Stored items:
◇ ◇ ◇

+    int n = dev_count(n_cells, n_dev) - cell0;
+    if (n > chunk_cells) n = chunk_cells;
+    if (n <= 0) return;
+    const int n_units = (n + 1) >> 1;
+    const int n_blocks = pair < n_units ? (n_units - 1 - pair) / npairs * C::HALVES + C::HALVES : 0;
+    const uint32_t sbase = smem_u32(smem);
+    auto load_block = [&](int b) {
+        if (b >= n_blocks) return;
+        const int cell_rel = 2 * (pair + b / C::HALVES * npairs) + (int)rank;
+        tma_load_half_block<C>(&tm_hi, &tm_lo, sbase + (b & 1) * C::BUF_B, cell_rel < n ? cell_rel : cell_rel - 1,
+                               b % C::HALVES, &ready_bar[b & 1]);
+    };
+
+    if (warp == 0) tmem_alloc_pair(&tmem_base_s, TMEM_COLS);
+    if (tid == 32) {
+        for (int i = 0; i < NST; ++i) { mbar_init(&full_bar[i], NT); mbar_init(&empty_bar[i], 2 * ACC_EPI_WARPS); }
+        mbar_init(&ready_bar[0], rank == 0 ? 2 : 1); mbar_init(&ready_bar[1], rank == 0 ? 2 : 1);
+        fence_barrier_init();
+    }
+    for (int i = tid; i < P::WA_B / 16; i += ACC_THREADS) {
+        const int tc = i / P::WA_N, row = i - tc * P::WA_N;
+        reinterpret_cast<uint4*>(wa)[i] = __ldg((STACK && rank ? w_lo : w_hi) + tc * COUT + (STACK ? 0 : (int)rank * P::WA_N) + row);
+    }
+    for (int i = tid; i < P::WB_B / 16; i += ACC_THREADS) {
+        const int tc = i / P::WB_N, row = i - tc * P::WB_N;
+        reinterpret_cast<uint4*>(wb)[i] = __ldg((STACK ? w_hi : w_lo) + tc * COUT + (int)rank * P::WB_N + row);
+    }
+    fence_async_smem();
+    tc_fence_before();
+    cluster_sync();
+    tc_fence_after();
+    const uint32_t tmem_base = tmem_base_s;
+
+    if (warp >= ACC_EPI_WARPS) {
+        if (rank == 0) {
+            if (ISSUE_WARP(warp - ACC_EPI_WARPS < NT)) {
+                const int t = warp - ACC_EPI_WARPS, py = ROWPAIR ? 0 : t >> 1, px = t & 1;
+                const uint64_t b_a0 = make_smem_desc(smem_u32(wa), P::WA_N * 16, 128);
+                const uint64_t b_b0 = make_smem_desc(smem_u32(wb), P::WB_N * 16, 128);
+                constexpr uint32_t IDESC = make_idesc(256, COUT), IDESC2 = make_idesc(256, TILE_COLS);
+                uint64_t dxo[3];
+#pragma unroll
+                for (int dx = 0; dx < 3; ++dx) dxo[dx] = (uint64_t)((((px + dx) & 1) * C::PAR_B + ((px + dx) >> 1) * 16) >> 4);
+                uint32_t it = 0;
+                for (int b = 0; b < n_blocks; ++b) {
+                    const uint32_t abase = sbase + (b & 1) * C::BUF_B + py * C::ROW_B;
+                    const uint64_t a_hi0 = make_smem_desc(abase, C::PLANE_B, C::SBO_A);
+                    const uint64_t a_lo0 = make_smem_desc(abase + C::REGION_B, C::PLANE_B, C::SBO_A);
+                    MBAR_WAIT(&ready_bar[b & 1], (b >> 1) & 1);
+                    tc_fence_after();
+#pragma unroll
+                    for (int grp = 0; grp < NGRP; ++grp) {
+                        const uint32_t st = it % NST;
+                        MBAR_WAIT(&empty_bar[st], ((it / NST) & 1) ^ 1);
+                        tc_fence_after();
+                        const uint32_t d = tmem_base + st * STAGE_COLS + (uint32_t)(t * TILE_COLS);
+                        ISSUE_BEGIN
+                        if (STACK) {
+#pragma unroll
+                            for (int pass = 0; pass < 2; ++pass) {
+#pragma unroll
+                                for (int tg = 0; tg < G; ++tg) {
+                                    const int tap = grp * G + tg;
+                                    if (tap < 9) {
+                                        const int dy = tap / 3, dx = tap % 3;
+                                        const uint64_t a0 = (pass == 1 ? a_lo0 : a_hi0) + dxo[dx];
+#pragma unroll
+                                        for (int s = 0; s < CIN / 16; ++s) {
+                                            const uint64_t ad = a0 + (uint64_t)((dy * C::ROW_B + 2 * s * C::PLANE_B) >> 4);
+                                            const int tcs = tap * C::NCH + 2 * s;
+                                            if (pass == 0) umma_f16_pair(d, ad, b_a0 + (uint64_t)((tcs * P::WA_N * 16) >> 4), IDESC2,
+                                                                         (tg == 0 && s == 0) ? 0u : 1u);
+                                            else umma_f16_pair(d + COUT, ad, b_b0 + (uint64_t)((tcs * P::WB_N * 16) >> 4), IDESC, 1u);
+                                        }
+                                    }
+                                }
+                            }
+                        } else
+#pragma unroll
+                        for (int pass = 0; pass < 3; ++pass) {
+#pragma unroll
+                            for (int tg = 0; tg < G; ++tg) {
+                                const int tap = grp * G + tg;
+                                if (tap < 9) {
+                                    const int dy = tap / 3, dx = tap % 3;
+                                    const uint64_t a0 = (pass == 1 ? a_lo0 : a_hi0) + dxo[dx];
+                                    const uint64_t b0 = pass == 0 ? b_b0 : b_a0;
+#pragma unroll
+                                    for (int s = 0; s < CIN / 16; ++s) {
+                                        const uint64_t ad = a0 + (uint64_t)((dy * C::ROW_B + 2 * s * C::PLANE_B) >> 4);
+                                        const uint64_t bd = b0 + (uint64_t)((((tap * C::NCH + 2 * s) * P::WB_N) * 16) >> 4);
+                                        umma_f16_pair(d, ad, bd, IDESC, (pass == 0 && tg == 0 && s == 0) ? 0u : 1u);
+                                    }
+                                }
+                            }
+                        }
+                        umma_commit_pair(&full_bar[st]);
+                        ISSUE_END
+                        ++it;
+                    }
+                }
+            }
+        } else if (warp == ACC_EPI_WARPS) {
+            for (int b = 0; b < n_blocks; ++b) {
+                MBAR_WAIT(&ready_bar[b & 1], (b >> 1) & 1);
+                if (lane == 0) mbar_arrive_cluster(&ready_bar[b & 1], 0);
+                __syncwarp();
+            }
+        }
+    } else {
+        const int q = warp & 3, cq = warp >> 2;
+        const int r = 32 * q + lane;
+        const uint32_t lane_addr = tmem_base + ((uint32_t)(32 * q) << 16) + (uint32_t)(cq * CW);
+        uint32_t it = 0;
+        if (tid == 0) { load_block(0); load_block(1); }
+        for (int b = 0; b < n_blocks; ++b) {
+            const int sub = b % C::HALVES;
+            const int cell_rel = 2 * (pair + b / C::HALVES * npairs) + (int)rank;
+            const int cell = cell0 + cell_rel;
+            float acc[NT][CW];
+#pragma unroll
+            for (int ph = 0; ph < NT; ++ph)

◇ ◇ ◇

Copy the records above exactly, please, but only from the first line through the line containing "tma_load_half_block<C>(&tm_hi, &tm_lo, sbase".

__Your response__:
+    int n = dev_count(n_cells, n_dev) - cell0;
+    if (n > chunk_cells) n = chunk_cells;
+    if (n <= 0) return;
+    const int n_units = (n + 1) >> 1;
+    const int n_blocks = pair < n_units ? (n_units - 1 - pair) / npairs * C::HALVES + C::HALVES : 0;
+    const uint32_t sbase = smem_u32(smem);
+    auto load_block = [&](int b) {
+        if (b >= n_blocks) return;
+        const int cell_rel = 2 * (pair + b / C::HALVES * npairs) + (int)rank;
+        tma_load_half_block<C>(&tm_hi, &tm_lo, sbase + (b & 1) * C::BUF_B, cell_rel < n ? cell_rel : cell_rel - 1,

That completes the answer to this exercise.